Tell me about your craziest coincidences

I’ve mentioned this on here before.

My grandfather died before I was born. Sometime in the early 60s. He is buried in a small cemetery on Staten Island. My grandmother died a few years ago when she was 104.

As we were standing there in the bitter cold I noticed the tombstone facing my grandparents plot had the same last name as my ex-wife. Same first name as her brother too. It turned out that my grandparents and my ex-wife’s grandparents were toe to toe in the cemetery.

I have two. When my wife and I were still dating, we were hanging out with some crunchy/hippy friends of hers who brought out a Tarot deck, had her pick… I think 4 cards, and read from a book to tell her how those cards related to aspects of her life.

Then I took my turn. I shuffled and cut the deck, and turned over the same card she’d turned over first. Then I cut again and turned over the second card, same as her. Then I cut again and turned over the third card, again, the same card. Then I cut the deck, and just before flipping the top card, I put it on the bottom, and turned over a different fourth card. After my fortune was read, I flipped the deck over, and the bottom card was her fourth card.

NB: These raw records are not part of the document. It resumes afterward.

+            for (int j0 = 0; j0 < NJ; j0 += 4) {
+                unsigned long long e[4];
+#pragma unroll
+                for (int u = 0; u < 4; ++u)
+                    asm volatile("ds_read_b64 %0, %1 offset:%2" : "=v"(e[u]) : "v"(ta), "n"((j0 + u) * 32));
+                asm volatile("s_waitcnt lgkmcnt(0)" : "+v"(e[0]), "+v"(e[1]), "+v"(e[2]), "+v"(e[3]));
+#pragma unroll
+                for (int u = 0; u < 4; ++u)
+                    v[S][j0 + u] = reinterpret_cast<const gdouble *>((size_t)(e[u] & ~7ull))[(e[u] & 1ull) ? i_roll : i_lin];
+            }
+        }
+    };
+    auto write_tile = [&](int buf, auto set) {
+        constexpr int S = decltype(set)::value;
+        {
+            const unsigned wa = (unsigned)(size_t)(&X[buf][tl][sq]);
+#pragma unroll
+            for (int j = 0; j < NJ; ++j) {
+                const double vj = v[S][j];
+                asm volatile("ds_write_b64 %0, %1 offset:%2" ::"v"(wa), "v"(vj), "n"(j * 32));
+            }
+        }
+    };
+    using set0 = std::integral_constant<int, 0>;
+    using set1 = std::integral_constant<int, 1>;
+    issue_loads(0, set0{});
+    issue_loads(1, set1{});
+    if (phase == 0) {
+        write_tile(0, set0{});
+        issue_loads(2, set0{});
+    }
+    __syncthreads();
+    auto iter = [&](int k, auto pos, auto set) {
+        constexpr int I = decltype(pos)::value;
+        if constexpr (((I + 1) % NP) == phase) {
+            const int m = k + 1;
+            write_tile(m % 3, set);
+            issue_loads((m - phase) / NP + 2, set);
+        }
+        __syncthreads();
+    };
+    using p0 = std::integral_constant<int, 0>;
+    using p1 = std::integral_constant<int, 1>;
+    using p2 = std::integral_constant<int, 2>;
+    using p3 = std::integral_constant<int, 3>;
+    int k = 0;
+    for (; k + 3 < nstep; k += 4) {
+        iter(k, p0{}, set0{});
+        iter(k + 1, p1{}, set1{});
+        iter(k + 2, p2{}, set1{});
+        iter(k + 3, p3{}, set0{});
+    }
+    if (k < nstep) iter(k++, p0{}, set0{});
+    if (k < nstep) iter(k++, p1{}, set1{});
+    if (k < nstep) iter(k++, p2{}, set1{});
+}
+
+template <int N, int RING>
+__global__ __launch_bounds__(384, 5) void bandpass_rzcc_sweep_kernel(const double *__restrict__ h, int8_t *__restrict__ spikes,
+                                                                     int *__restrict__ flag_count, int *__restrict__ flag_list,
+                                                                     IirCoef coef, int nlanes, int C, int T, int Ts, int w, int bipolar,
+                                                                     const double *__restrict__ xin, int M, int shift)
+{
+    constexpr int SW = 64;
+    constexpr int ROW = SW + 1;
+    __shared__ __attribute__((aligned(16))) double X[3][RZ_MT][ROW];
+    __shared__ double ringV[RING][SW];
+    __shared__ int ringP[RING][SW];
+    __shared__ int nPub[SW];
+    __shared__ int polPub[SW];
+    __shared__ int deadPub[SW];
+    __shared__ int ovPub[SW];
+    __shared__ int oldPub[2][SW];
+    __shared__ unsigned long long ldTab[SW];
+
+    const int wave_hw = threadIdx.x >> 6;
+    const int wave = wave_hw == 0 ? 0 : wave_hw - 1;
+    const int lane = threadIdx.x & 63;
+    const int base = xcd_walk(blockIdx.x, gridDim.x) * SW;
+    const int NM = (T + RZ_MT - 1) / RZ_MT;
+    const int NSTEP = NM + 2;
+    const int lane_g = base + lane;
+    const bool active = lane_g < nlanes;
+    const int lane_c = active ? lane_g : nlanes - 1;
+
+    if (wave_hw == 0) {
+        rz_loader_np<0>(X, h, xin, base, nlanes, C, T, Ts, M, shift, NM, NSTEP, lane, ldTab);
+        return;
+    }
+    if (wave_hw == 1) {
+        rz_loader_np<1>(X, h, xin, base, nlanes, C, T, Ts, M, shift, NM, NSTEP, lane, ldTab);
+        return;
+    }
+
+    if (wave == 1) {
+        Iir<N> iir;
+        iir.init();
+        double cs = 0.0;
+        pin_coef<N>(coef);
+        __syncthreads();
+        for (int k = 0; k < NSTEP; ++k) {
+            if (k < NM) {
+                const int buf = k % 3;
+                const int tb = k * RZ_MT;
+                const int steps = (T - tb) < RZ_MT ? (T - tb) : RZ_MT;
+                if (steps == RZ_MT) {
+                    double xr[RZ_MT];
+                    const unsigned addr = (unsigned)(size_t)(&X[buf][0][lane]);
+#pragma unroll
+                    for (int j = 0; j < RZ_MT; ++j)
+                        asm volatile("ds_read_b64 %0, %1 offset:%2" : "=v"(xr[j]) : "v"(addr), "n"(j * ROW * 8));
+                    asm volatile("s_waitcnt lgkmcnt(0)"
+                                 : "+v"(xr[0]), "+v"(xr[1]), "+v"(xr[2]), "+v"(xr[3]), "+v"(xr[4]), "+v"(xr[5]), "+v"(xr[6]), "+v"(xr[7]),
+                                   "+v"(xr[8]), "+v"(xr[9]), "+v"(xr[10]), "+v"(xr[11]), "+v"(xr[12]), "+v"(xr[13]), "+v"(xr[14]),
+                                   "+v"(xr[15]));
+#pragma unroll
+                    for (int j = 0; j < RZ_MT; ++j) {
+                        cs = cs + iir.step(coef, xr[j]);
+                        xr[j] = cs;
+                    }
+#pragma unroll
+                    for (int j = 0; j < RZ_MT; ++j) X[buf][j][lane] = xr[j];
+                } else {
+                    for (int j = 0; j < steps; ++j) {
+                        cs = cs + iir.step(coef, X[buf][j][lane]);
+                        X[buf][j][lane] = cs;
+                    }
+                }
+            }
+            __syncthreads();
+        }
+        return;
+    }
+
+    if (wave == 2) {
+        double prev = __builtin_nan("");
+        int left = 0;
+        int n = 0;
+        int dir = 0;
+        int ffall = 0;
+        bool livel = true;
+        nPub[lane] = 0;
+        polPub[lane] = 0;
+        ovPub[lane] = 0;
+        __syncthreads();
+        for (int k = 0; k < NSTEP; ++k) {
+            if (k >= 1 && k <= NM) {
+                const int m = k - 1;
+                const int tbase = m * RZ_MT;
+                const int steps = (T - tbase) < RZ_MT ? (T - tbase) : RZ_MT;
+                const int o0 = oldPub[0][lane], o1 = oldPub[1][lane];
+                const int oldest = bipolar ? (o0 < o1 ? o0 : o1) : o0;
+                double c[RZ_MT];
+#pragma unroll
+                for (int jj = 0; jj < RZ_MT; ++jj) c[jj] = X[m % 3][jj][lane];
+                unsigned Rw = 0, Fw = 0;
+#pragma unroll
+                for (int jj = RZ_MT - 1; jj >= 0; --jj) {
+                    const double pj = jj ? c[jj ? jj - 1 : 0] : prev;
+                    rise_fall_step(Rw, Fw, c[jj], pj);
+                }
+                const unsigned vmask = (1u << steps) - 1u;
+                Rw &= vmask;
+                Fw &= vmask;
+                const unsigned Sw = Rw | Fw;
+                const unsigned Aw = (Rw | ~Sw) & 0xFFFFu;
+                const unsigned Dw = (Aw + Rw + (dir == 1 ? 1u : 0u)) ^ Aw ^ Rw;
+                const unsigned low = Sw & (0u - Sw);
+                const unsigned Hw = dir != 0 ? 0xFFFFu : (Sw ? (~(low | (low - 1u)) & 0xFFFFu) : 0u);
+                unsigned Ew = (Fw & Dw) | (bipolar ? (Rw & ~Dw & Hw) : 0u);
+                constexpr int DET_PF = 3;
+                {
+                    const int ne = __builtin_popcount(Ew);
+                    if (livel && n + (ne > DET_PF ? ne : DET_PF) - oldest > RING) {
+                        livel = false;
+                        ovPub[lane] = 1;
+                    }
+                }
+                Ew = livel ? Ew : 0u;
+                if (dir == 0 && Sw) ffall = (Fw & low) ? 1 : 0;
+                {
+                    int jev[DET_PF], lfv[DET_PF];
+                    double vev[DET_PF];
+                    const char *xt = reinterpret_cast<const char *>(&X[m % 3][0][lane]);
+#pragma unroll
+                    for (int u = 0; u < DET_PF; ++u) {
+                        const bool has = Ew != 0u;
+                        const int je = has ? __builtin_ctz(Ew) : 0;
+                        Ew &= Ew - 1u;
+                        const unsigned below = Sw & ((1u << je) - 1u);
+                        lfv[u] = below ? tbase + (31 - __builtin_clz(below)) : left;
+                        jev[u] = has ? je : -1;
+                        const double v = *reinterpret_cast<const double *>(xt + (size_t)(je > 0 ? je - 1 : 0) * ROW * 8);
+                        vev[u] = je > 0 ? v : prev;
+                    }
+                    if (livel) {
+#pragma unroll
+                        for (int u = 0; u < DET_PF; ++u) {
+                            const int slot = n & (RING - 1);
+                            ringP[slot][lane] = lfv[u] + tbase + jev[u] - 1;
+                            ringV[slot][lane] = vev[u];
+                            n += jev[u] >= 0 ? 1 : 0;
+                        }
+                    }
+                }
+                while (__any(Ew != 0u)) {
+                    if (Ew) {
+                        const int je = __builtin_ctz(Ew);
+                        Ew &= Ew - 1u;
+                        const unsigned below = Sw & ((1u << je) - 1u);
+                        const int lf = below ? tbase + (31 - __builtin_clz(below)) : left;
+                        const double val = je ? *reinterpret_cast<const double *>(reinterpret_cast<const char *>(&X[m % 3][0][lane]) +
+                                                                                 (size_t)(je - 1) * ROW * 8)
+                                              : prev;
+                        const int slot = n & (RING - 1);
+                        ringP[slot][lane] = lf + tbase + je - 1;
+                        ringV[slot][lane] = val;
+                        ++n;
+                    }
+                }
+                if (Sw) {
+                    left = tbase + (31 - __builtin_clz(Sw));
+                    dir = (Dw >> RZ_MT) & 1u ? 1 : 2;
+                }
+                prev = steps == RZ_MT ? c[RZ_MT - 1] : X[m % 3][steps - 1][lane];
+                nPub[lane] = n;
+                polPub[lane] = ffall;
+            }
+            __syncthreads();
+        }
+        return;
+    }
+
+    const int mypol = wave - 3;
+    const bool mine = bipolar || mypol == 0;
+    const int stride = bipolar ? 2 : 1;
+    int i_next = -1;
+    int s_open = -1;
+    int l_last = 0;
+    int s_first = 0;
+    bool dead = !active;
+    const int b = lane_c / C;
+    const int ch = lane_c - b * C;
+    int8_t *sp = spikes + (size_t)b * T * C + ch;
+    const int8_t mark = mypol ? -1 : 1;
+    const double sgn = mypol ? -1.0 : 1.0;
+    auto word_at = [&](int i) { return &ringP[i & (RING - 1)][lane]; };
+    auto val_at = [&](int i) { return &ringV[i & (RING - 1)][lane]; };
+    auto emit = [&](int pos) { sp[(size_t)pos * C] = mark; };
+    auto close_cluster = [&](int s, int e, int lastpos, int first) {
+        if (e - s <= stride) {
+            emit(lastpos);
+        } else if (e - s <= 2 * stride) {
+            const double v0 = *val_at(s) * sgn, v1 = *val_at(s + stride) * sgn;
+            emit(v1 >= v0 ? lastpos : first);
+        } else if (e - s <= 3 * stride) {
+            const double v0 = *val_at(s) * sgn, v1 = *val_at(s + stride) * sgn, v2 = *val_at(s + 2 * stride) * sgn;
+            const bool mid = v1 >= v0 && v2 < v1;
+            if (mid) {
+                emit(*word_at(s + stride) >> 1);
+            } else {
+                const bool last_best = v2 >= (v1 >= v0 ? v1 : v0);
+                emit(last_best ? lastpos : first);
+                if (lastpos - first >= w) emit(last_best ? first : lastpos);
+            }
+        } else {
+            resolve_cluster<8>(s, e, stride, w, emit, word_at, val_at, sgn);
+        }
+    };
+    if (mypol == 0) deadPub[lane] = 0;
+    oldPub[mypol][lane] = 0;
+    if (!mine) oldPub[mypol][lane] = 0x7fffffff;
+    __syncthreads();
+    for (int k = 0; k < NSTEP; ++k) {
+        if (k >= 2 && mine) {
+            const int n = nPub[lane];
+            if (ovPub[lane]) dead = true;
+            if (i_next < 0 && n > 0) i_next = bipolar ? (polPub[lane] ^ mypol) : 0;
+            while (__any(!dead && i_next >= 0 && i_next < n)) {
+                if (!dead && i_next >= 0 && i_next < n) {
+                    const int i = i_next;
+                    const int pos = *word_at(i) >> 1;
+                    if (s_open >= 0 && pos - l_last >= w) {
+                        close_cluster(s_open, i, l_last, s_first);
+                        s_open = -1;
+                    }
+                    if (s_open < 0) {
+                        s_open = i;
+                        s_first = pos;
+                    }
+                    l_last = pos;
+                    i_next = i + stride;
+                }
+            }
+            oldPub[mypol][lane] = dead ? 0x7fffffff : (s_open >= 0 ? s_open : (i_next >= 0 ? i_next : 0));
+        }
+        __syncthreads();
+    }
+    if (active && mine) {
+        if (ovPub[lane]) dead = true;
+        if (!dead && s_open >= 0) close_cluster(s_open, nPub[lane], l_last, s_first);
+        if (dead && atomicExch(&deadPub[lane], 1) == 0) {
+            const int kk = atomicAdd(flag_count, 1);
+            flag_list[kk] = lane_g;
+        }
+    }
+}
+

No one touched the deck except me the whole time. They must all think that I’m a master of sleight of hand, but I’m not! We just happened to draw the same 4 cards from… whatever a Tarot deck has. 50? 60?

Second one: On our honeymoon, we went to Peru. Walking through the train station at Machu Picchu, I thought I saw someone I recognized from home, but it was very crowded and before I could get a good luck I lost him in the crowd. A week and 200+ miles away later, we go out to dinner. As we walk into the restaurant, there he is, and calls my name out. So, we happened to run into each other, twice in another country.

When I was a teenager my family was on vacation. It was a road trip through natural sites, like the Grand Canyon, Carlsbad, and so on. My maternal grandfather and grandmother were with us. At a small, narrow canyon called Box Canyon we were enjoying the view. Somehow my grandfather’s surname came into the conversation and another tourist overheard it. He asked if Grandpa was related to Mike Surname, from Kansas. Heck, it was my grandfather’s nephew! My mom’s first cousin. Seems my grandfather could go anywhere and find a connection.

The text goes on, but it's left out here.